Six county high schools — Centennial, Long Reach, Marriotts Ridge, Oakland Mills, River Hill and Wilde Lake — offer some combination of Chinese 1 through 4, Espitia said. The next goal is to offer all four levels at all six schools, and ultimately to expand the program to all 12 county high schools, she said.

"Bianca is a very strong advocate for all the programs she works with," Espitia said. "She collaborates with others to make things happen in a positive way."

The Chinese language is ranked as Tier 5 by theUniversity of Maryland, College Park, which means it's one of the most difficult languages to learn, Chang said.

"Because of its difficulty, it is important to begin teaching it to kids when they're young," she said, and that's why CLSC's academic curriculum begins with 3-year-olds.

Expanding on that philosophy, CLSC is collaborating with the county in a pilot program to expand the language curriculum beyond high school. The tryout just ended its first year at Laurel Woods and Waverly elementary schools, where all students took two quarters of Chinese and two quarters of Spanish, Espitia said.

While all sixth-grade students will be offered the chance to take Spanish and French classes when school starts in August, Murray Hill and Mount View sixth-graders will have the added option of taking Chinese, she said. These classes will be phased in to seventh and eighth grades, she added.

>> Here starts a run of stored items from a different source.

# BlaineHeffron/WaveformML

Hardware: AMD Instinct MI355X
Metric: waveforms/sec (LitPSD sparse-conv training step) (higher is better)
Workload: dtype bf16; 1 GPU; SubMConv3d PSD net, 14x11 PMT grid x 256 samples, Cin=2 Cout=32, 256 events/rank/step, rulebook rebuilt every step; active_voxels_per_rank=84164, global_batch=256, parallelism=dp1, execution=hipgraph

## Files before the change

### include/wfsparse.h

```cpp
#ifndef WFSPARSE_H
#define WFSPARSE_H

#include <stddef.h>
#include <stdint.h>

#ifdef __cplusplus
extern "C" {
#endif

#define WFS_OK 0
#define WFS_EINVAL 1
#define WFS_EOVERFLOW 2
#define WFS_EHIP 3
#define WFS_EWORKSPACE 4

#define WFS_F32 0
#define WFS_BF16 1
#define WFS_F16 2

#define WFS_MAX_DIM 4

#define WFS_ABI_VERSION 6
int wfs_abi_version(void);
const char *wfs_last_error(void);
// ... 86 lines not shown
    int32_t transpose;
    float *dW;
} wfs_dw_job;

int wfs_gather_dw(const int32_t *table, const int32_t *kmap_host, int32_t K, int32_t identity_k,
                  int64_t R, const void *S, int32_t Cs, const void *G, int64_t G_rows, int32_t Cg,
                  int32_t swap, float *dW, int32_t dtype, void *workspace, size_t workspace_bytes,
                  const int64_t *r_dev, wfs_dw_job *defer, int32_t packed_kl, void *stream);

int wfs_conv_backward(const int32_t *table, int32_t K, int32_t identity_k, int64_t R, const void *X, const void *dY,
                      int64_t dY_rows, int32_t Cin, int32_t Cout, const float *W, void *dX, float *dW, int32_t dtype,
                      void *workspace, size_t workspace_bytes, const int64_t *r_dev, wfs_dw_job *defer,
                      int32_t packed_kl, void *stream);

int wfs_dw_reduce_jobs(const wfs_dw_job *jobs, int32_t n, void *stream);

size_t wfs_column_sum_workspace_bytes(int32_t C);
int wfs_column_sum(const void *X, int64_t R, int32_t C, float *out, void *workspace, size_t workspace_bytes,
                   int32_t dtype, const int64_t *r_dev, void *stream);

int wfs_scatter_conv(const int32_t *table, int32_t K, int32_t identity_k, int64_t R, const void *X,
                     int32_t Cx, const float *W, int32_t Cw_in, int32_t Cw_out, int32_t transpose_w,
                     float *Y_accum, int32_t dtype, void *stream);

int wfs_maxpool_fwd(const int32_t *table, const int32_t *kmap_host, int32_t K, int64_t R, const void *X, int64_t X_rows,
                    int32_t C, void *Y, int32_t dtype, const int64_t *r_dev, void *stream);
int wfs_maxpool_packed_ok(int32_t packed_kl, int32_t K, int32_t C, int32_t dtype);
int wfs_maxpool_bwd(const int32_t *table, int32_t K, int32_t packed_kl, int64_t N, const void *X, const void *Y,
                    const void *dY, int64_t M_rows, int32_t C, void *dX, int32_t dtype, const int64_t *n_dev, void *stream);

// ... 289 lines not shown
```

### waveformml_amd/_lib.py

```python
import ctypes
import os

import torch

_HERE = os.path.dirname(os.path.abspath(__file__))
LIB_PATH = os.environ.get("WFS_LIB") or os.path.join(_HERE, "lib", "libwfsparse.so")

WFS_OK, WFS_EINVAL, WFS_EOVERFLOW, WFS_EHIP, WFS_EWORKSPACE = 0, 1, 2, 3, 4
WFS_F32, WFS_BF16, WFS_F16 = 0, 1, 2
WFS_TENSOR_TARGET_I64 = 3
WFS_MAX_DIM = 4
WFS_RNN_RELU, WFS_RNN_TANH = 0, 1
WFS_LOSS_L1, WFS_LOSS_MSE = 0, 1
WFS_PREDICT_ROWS_PER_BLOCK = 256
WFS_PREDICT_WAVEFORM, WFS_PREDICT_PULSE = 0, 1
WFS_PREDICT_DENSE, WFS_PREDICT_EVENT, WFS_PREDICT_ROWS = 0, 1, 2
WFS_ABI_VERSION = 6
TIMER_GATHER_CONV, TIMER_GATHER_DW, TIMER_RULEBOOK, TIMER_CONV_BACKWARD = 0, 1, 2, 3

c_i32p = ctypes.POINTER(ctypes.c_int32)
c_i64p = ctypes.POINTER(ctypes.c_int64)
c_f32p = ctypes.POINTER(ctypes.c_float)
_vp, _i32, _i64, _sz = ctypes.c_void_p, ctypes.c_int32, ctypes.c_int64, ctypes.c_size_t
_dbl = ctypes.c_double
# ... 41 lines not shown
    "wfs_wide_linear_ok": (ctypes.c_int, [_i64, _i32, _i32, _i32]),
    "wfs_wide_linear_workspace_bytes": (_sz, [_i64, _i32, _i32, _i32]),
    "wfs_wide_linear_fwd": (ctypes.c_int, [_vp, _i64, _i32, _vp, _vp, _i32, _vp, _i32, _vp, _sz, _vp]),
    "wfs_wide_linear_bwd": (ctypes.c_int, [_vp, _vp, _i64, _i32, _vp, _i32, _vp, _vp, _vp, _i32, _vp, _sz, _vp]),
    "wfs_event_offsets_ints": (_sz, [_i32]),
    "wfs_event_offsets": (ctypes.c_int, [_vp, _i64, _i32, _i32, _vp, _vp, _vp]),
    "wfs_event_rulebook_ok": (ctypes.c_int, [ctypes.POINTER(Geometry)]),
    "wfs_event_rulebook_flag_ints": (_sz, [_i32]),
    "wfs_event_rulebook_subm": (ctypes.c_int, [ctypes.POINTER(Geometry), _vp, _i64, _vp, _vp, _vp, _vp, _vp, _vp]),
    "wfs_gather_dw_workspace_bytes": (_sz, [_i32, _i64, _i32, _i32]),
    "wfs_gather_dw": (ctypes.c_int, [_vp, c_i32p, _i32, _i32, _i64, _vp, _i32, _vp, _i64, _i32, _i32, _vp, _i32, _vp,
                                     _sz, _vp, ctypes.POINTER(DwJob), _i32, _vp]),
    "wfs_conv_backward": (ctypes.c_int, [_vp, _i32, _i32, _i64, _vp, _vp, _i64, _i32, _i32, _vp, _vp, _vp, _i32, _vp, _sz,
                                         _vp, ctypes.POINTER(DwJob), _i32, _vp]),
    "wfs_dw_reduce_jobs": (ctypes.c_int, [ctypes.POINTER(DwJob), _i32, _vp]),
    "wfs_scatter_conv": (ctypes.c_int, [_vp, _i32, _i32, _i64, _vp, _i32, _vp, _i32, _i32, _i32, _vp, _i32, _vp]),
    "wfs_maxpool_fwd": (ctypes.c_int, [_vp, c_i32p, _i32, _i64, _vp, _i64, _i32, _vp, _i32, _vp, _vp]),
    "wfs_maxpool_packed_ok": (ctypes.c_int, [_i32, _i32, _i32, _i32]),
    "wfs_maxpool_bwd": (ctypes.c_int, [_vp, _i32, _i32, _i64, _vp, _vp, _vp, _i64, _i32, _vp, _i32, _vp, _vp]),
    "wfs_bn_workspace_bytes": (_sz, [_i64, _i32]),
    "wfs_column_sum_workspace_bytes": (_sz, [_i32]),
    "wfs_column_sum": (ctypes.c_int, [_vp, _i64, _i32, _vp, _vp, _sz, _i32, _vp, _vp]),
    "wfs_bn_relu_fwd": (ctypes.c_int, [_vp, _i64, _i32, _vp, _vp, _vp, _vp, _vp, ctypes.c_float, ctypes.c_float, _i32,
                                       _i32, _vp, _vp, _vp, _vp, _sz, _i32, _vp, _vp]),
    "wfs_bn_relu_bwd": (ctypes.c_int, [_vp, _vp, _i64, _i32, _vp, _vp, _vp, _vp, _i32, _i32, _vp, _vp, _vp, _vp, _sz,
                                       _i32, _vp, _vp]),
    "wfs_rulebook_cell_map": (ctypes.c_int, [ctypes.POINTER(Geometry), _i64, _vp, ctypes.POINTER(_vp), ctypes.POINTER(_vp),
                                             c_i64p]),
    "wfs_to_dense_mapped": (ctypes.c_int, [_vp, _vp, _vp, _i64, _vp, _i32, _i64, _i32, _vp, _i32, _vp]),
    "wfs_to_dense_bwd_mapped": (ctypes.c_int, [_vp, _vp, _vp, _i64, _vp, _i32, _i64, _i32, _vp, _i32, _vp]),
# ... 192 lines not shown
```

### waveformml_amd/csrc/bn.hip

```cpp
#include "wfs_common.h"

#include <atomic>
#include <cstdlib>
#include <mutex>

namespace {

constexpr int TB = 256;
constexpr int MAXC = 1024;

__device__ __forceinline__ long long valid_rows(long long N, const long long *n_dev) {
    long long v = n_dev ? *n_dev : N;
    return v < N ? v : N;
}

template <typename T, int VEC>
__device__ __forceinline__ void load_vec(const T *p, float *out) {
    if constexpr (VEC == 4 && sizeof(T) == 4) {
        float4 v = *reinterpret_cast<const float4 *>(p);
        out[0] = v.x; out[1] = v.y; out[2] = v.z; out[3] = v.w;
    } else if constexpr (VEC == 4) {
        uint2 v = *reinterpret_cast<const uint2 *>(p);
        wfs_unpack2<T>(v.x, out[0], out[1]);
        wfs_unpack2<T>(v.y, out[2], out[3]);
// ... 964 lines not shown
                                                              (int)nblk, save_mean, save_invstd, gamma, beta,       \
                                                              training, relu, (T *)dX, dgamma, dbeta);              \
    } while (0)
    if (dtype == WFS_F32) {
        if (vec4) WFS_BN_BWD(float, 4); else WFS_BN_BWD(float, 1);
    } else if (dtype == WFS_BF16) {
        if (vec4) WFS_BN_BWD(wfs_bf16, 4); else WFS_BN_BWD(wfs_bf16, 1);
    } else {
        if (vec4) WFS_BN_BWD(wfs_f16, 4); else WFS_BN_BWD(wfs_f16, 1);
    }
#undef WFS_BN_BWD
    WFS_LAUNCH_CHECK();
    return WFS_OK;
}

extern "C" int wfs_bn_relu_bwd(const void *X, const void *dY, int64_t N, int32_t C, const float *gamma,
                               const float *beta, const float *save_mean, const float *save_invstd, int32_t training,
                               int32_t relu, void *dX, float *dgamma, float *dbeta, void *workspace,
                               size_t workspace_bytes, int32_t dtype, const int64_t *n_dev_, void *stream_) {
    hipStream_t stream = (hipStream_t)stream_;
    const long long *n_dev = (const long long *)n_dev_;
    if (bw_ok(N, C) && N > 0 && wfs_dtype_ok(dtype)) {
        WFS_REQUIRE(X && dY && dX && save_mean && save_invstd && workspace, WFS_EINVAL, "NULL device pointer");
        WFS_REQUIRE(workspace_bytes >= wfs_bn_workspace_bytes(N, C), WFS_EWORKSPACE, "workspace too small");
        float *partial = (float *)workspace;
        if (dtype == WFS_F32)
            return bw_bwd<float>(X, dY, N, C, gamma, beta, save_mean, save_invstd, training, relu, dX, dgamma, dbeta,
                                 partial, n_dev, stream);
        if (dtype == WFS_BF16)
            return bw_bwd<wfs_bf16>(X, dY, N, C, gamma, beta, save_mean, save_invstd, training, relu, dX, dgamma, dbeta,
// ... 23 lines not shown
```

### waveformml_amd/csrc/conv_mfma.hip

```cpp
#include <stdlib.h>

#include "wfs_common.h"

namespace {

typedef float f32x16 __attribute__((ext_vector_type(16)));
typedef float f32x4 __attribute__((ext_vector_type(4)));
constexpr int F32_GROUP = 4;

struct KMap {
    int v[128];
};

__device__ __forceinline__ long long valid_rows(long long R, const long long *r_dev) {
    long long v = r_dev ? *r_dev : R;
    return v < R ? v : R;
}

__device__ __forceinline__ int packed_entry(int e, int o) { return (e >= 0 && (e & 7) == o) ? (e >> 3) : -1; }
__device__ __forceinline__ void table_row_of(int pk, int k, int *trow, int *osel) {
    const int kq = pk ? k / pk : k;
    *trow = kq;
    *osel = pk ? k - kq * pk : -1;
}
// ... 1151 lines not shown
            int col = (i & 3) + 8 * (i >> 2) + 4 * h;
            sRed[wid * 1024 + col * 32 + c] = half ? acc1[i] : acc0[i];
        }
        __syncthreads();
        for (int e = threadIdx.x; e < 1024; e += 512) {
            float v = 0.f;
#pragma unroll
            for (int w = 0; w < C2_WAVES; ++w) v += sRed[w * 1024 + e];
            const int ee = half * 1024 + e;
            if (ee < K * 64) part[(long long)blockIdx.x * K * 64 + ee] = v;
        }
        __syncthreads();
    }
}

constexpr int C2F_WAVES = 8;
__global__ void __launch_bounds__(512, 2) k_gdw_c32c2_f32(const int *__restrict__ table, int mirror, int K, int identity_k,
                                                         long long Rcap, const long long *__restrict__ r_dev,
                                                         const float *__restrict__ S, const float *__restrict__ G,
                                                         float *__restrict__ part) {
    __shared__ int sNbT[C2F_WAVES][28 * 33];
    __shared__ float sRed[C2F_WAVES][1024];
    const int lane = threadIdx.x & 63, wid = threadIdx.x >> 6;
    const int c = lane & 31, h = lane >> 5;
    int *myNb = sNbT[wid];
    const long long R = valid_rows(Rcap, r_dev);
    const long long ntiles = (R + 31) >> 5;
    f32x16 acc0, acc1;
#pragma unroll
    for (int i = 0; i < 16; ++i) acc0[i] = acc1[i] = 0.f;
// ... 523 lines not shown
                table, mirror, K, identity_k, R, r_dev, (const wfs_bf16 *)S, (const wfs_bf16 *)G, part);
        else
            k_gdw_c32c2_bf16<wfs_f16><<<dim3((unsigned)chunks), dim3(512), 0, stream>>>(
                table, mirror, K, identity_k, R, r_dev, (const wfs_f16 *)S, (const wfs_f16 *)G, part);
    }
    WFS_LAUNCH_CHECK();
    const long long per = (long long)K * 64;
    if (defer) {
        *defer = wfs_dw_job{part, chunks, per, K, 2, 32, swap ? 0 : 1, dW};
        return WFS_OK;
    }
    k_slab_reduce<<<dim3((unsigned)((per + 31) / 32)), dim3(chunks > 64 ? 1024 : 256), 0, stream>>>(part, chunks, per, K, 2, 32, swap ? 0 : 1, dW);
    WFS_LAUNCH_CHECK();
    return WFS_OK;
}
```

### waveformml_amd/csrc/gather_conv.hip

```cpp
#include "wfs_common.h"

namespace {

constexpr int TB = 256;
constexpr int CT = 8;

struct KMap {
    int v[128];
};

__device__ __forceinline__ long long valid_rows(long long R, const long long *r_dev) {
    long long v = r_dev ? *r_dev : R;
    return v < R ? v : R;
}

template <typename T, bool TRANSPOSE_W>
__global__ void __launch_bounds__(TB) k_gather_conv(const int *__restrict__ table, KMap kmap, int K, int identity_k,
                                                    long long R, const long long *__restrict__ r_dev,
                                                    const T *__restrict__ X, int Cx,
                                                    const float *__restrict__ W, int Cw_in, int Cw_out,
                                                    const float *__restrict__ bias, T *__restrict__ Y, int Cy) {
    const int lane = threadIdx.x & 63;
    const int wid = __builtin_amdgcn_readfirstlane(threadIdx.x >> 6);
    const long long r = (long long)blockIdx.x * 64 + lane;
// ... 546 lines not shown
        int rc = gather_dw_impl(table, nullptr, K, identity_k, R, X, Cin, dY, dY_rows, Cout, 0, dW, dtype, workspace,
                                workspace_bytes, r_dev, defer, stream_, packed_kl);
        if (rc != WFS_OK) return rc;
        return gather_conv_impl(table, nullptr, K, identity_k, R, dY, dY_rows, Cout, W, Cin, Cout, 1, nullptr, dX, dtype, r_dev,
                                stream_, packed_kl);
    }
    WFS_REQUIRE(X && dY && W && workspace, WFS_EINVAL, "NULL device pointer");
    const size_t need = wfs_gather_dw_workspace_bytes(K, R, Cin, Cout);
    WFS_REQUIRE(workspace_bytes >= need, WFS_EWORKSPACE, "workspace %zu < %zu", workspace_bytes, need);
    if (defer) *defer = wfs_dw_job{nullptr, 0, 0, 0, 0, 0, 0, nullptr};
    WfsTimerScope timer(WFS_TIMER_CONV_BACKWARD, stream);
    return wfs_launch_bwd32_h16(table, packed_kl, K, identity_k, R, (const long long *)r_dev, X, dY, W, dX, 0, dW,
                                (float *)workspace, dtype, defer, stream);
}

extern "C" int wfs_dw_reduce_jobs(const wfs_dw_job *jobs, int32_t n, void *stream) {
    WFS_REQUIRE(n >= 0 && n <= 16 && (n == 0 || jobs), WFS_EINVAL, "%d jobs (0 .. 16)", n);
    wfs_dw_job live[16];
    int m = 0;
    for (int i = 0; i < n; ++i) {
        if (jobs[i].nslabs <= 0) continue;
        WFS_REQUIRE(jobs[i].part && jobs[i].dW && jobs[i].per > 0 && jobs[i].A > 0 && jobs[i].B > 0, WFS_EINVAL,
                    "job %d is incomplete", i);
        live[m++] = jobs[i];
    }
    WfsTimerScope timer(WFS_TIMER_GATHER_DW, (hipStream_t)stream);
    return wfs_launch_dw_jobs(live, m, (hipStream_t)stream);
}

namespace {
// ... 59 lines not shown
```

### waveformml_amd/csrc/wfs_common.h

```cpp
#pragma once
#include <hip/hip_runtime.h>
#include <stdint.h>
#include <stdio.h>

#include "../../include/wfsparse.h"

#define WFS_WAVE 64

void wfs_set_error(const char *fmt, ...);

#define WFS_HIP_CHECK(expr)                                                                  \
    do {                                                                                     \
        hipError_t _e = (expr);                                                              \
        if (_e != hipSuccess) {                                                              \
            wfs_set_error("%s failed: %s (%s:%d)", #expr, hipGetErrorString(_e), __FILE__,   \
                          __LINE__);                                                         \
            return WFS_EHIP;                                                                 \
        }                                                                                    \
    } while (0)

#define WFS_LAUNCH_CHECK() WFS_HIP_CHECK(hipGetLastError())

#define WFS_REQUIRE(cond, code, ...)                                                         \
    do {                                                                                     \
// ... 85 lines not shown
int wfs_launch_wide_dw(const int *table, const int *kmap_host, int K, int identity_k, long long R, const long long *r_dev,
                       const void *S, int Cs, const void *G, long long G_rows, int Cg, int swap, float *dW, int dtype,
                       void *workspace, size_t workspace_bytes, hipStream_t stream);
size_t wfs_dw_fast_workspace(int K, long long R, int Cs, int Cg);
int wfs_launch_gdw32(const int *table, int K, int identity_k, long long R, const long long *r_dev, const void *S,
                     const void *G, int swap, float *dW, float *part, int dtype, wfs_dw_job *defer, hipStream_t stream,
                     int packed_kl = 0);
bool wfs_bwd32_fused_ok(int K, int packed_kl, int dtype);
int wfs_launch_bwd32_h16(const int *table, int packed_kl, int K, int identity_k, long long R, const long long *r_dev,
                         const void *S, const void *G, const float *W, void *dX, int swap, float *dW, float *part, int dtype,
                         wfs_dw_job *defer, hipStream_t stream);
int wfs_launch_gdw_c32c2(const int *table, int mirror, int K, int identity_k, long long R, const long long *r_dev,
                         const void *S, const void *G, int swap, float *dW, float *part, int dtype,
                         wfs_dw_job *defer, hipStream_t stream);
int wfs_launch_dw_jobs(const wfs_dw_job *jobs, int n, hipStream_t stream);
```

The summer culture camp is an extended-day option for parents who have enrolled their children in another program to teach the rudiments of the Chinese language. Called STARTalk, it's a federal program that PresidentGeorge W. Bushannounced in 2006 as part of his National Security Language Initiative, which seeks to increase the number of Americans learning, speaking and teaching critical-need foreign languages.

Like its afternoon culture-camp counterpart, STARTalk seizes on popular topics to teach Chinese to students, almost without their realizing it.

This year's theme, "Searching the Seas," focuses on sea life, habitats, water sources and conservation efforts. One activity had students comparing sea life in the Chesapeake Bay with that in Bohai Bay, part of the Yellow Sea in northeast China.

Iris Chao, on-site manager at Longfellow Elementary, said students' ability to speak the language of their relatives is more important than ever as they become further removed from regular exposure to spoken Chinese.

"If you can get along with all your relatives, you can get along with anybody," she said. "It's a very precious skill. If you don't create a steady relationship with your relatives when you're young, then a lot of culture can be lost" from generation to generation.

Said Chang: "When you learn to speak a few words in Chinese, another person hears that and their eyes just light up." Speaking another language is also an important skill in today's global economy, she noted.

Emily Harvey, 9, said she's back for a second year of STARTalk and culture camp because she "really likes it." Kaela Chen, 12, said her parents bring her and her brother, 9-year-old Josiah, from their home in Catonsville to Columbia for the camp but deemed the long drive "worth it."


Miri Moreau, 9, first said, "My mother forces me to attend." But after listening to the descriptions by other students, she raised her hand again. "I have to admit that it's fun here."

Chang smiled.

"When students want to attend class and stay focused, it's a happy thing to watch children learn and grow," she said.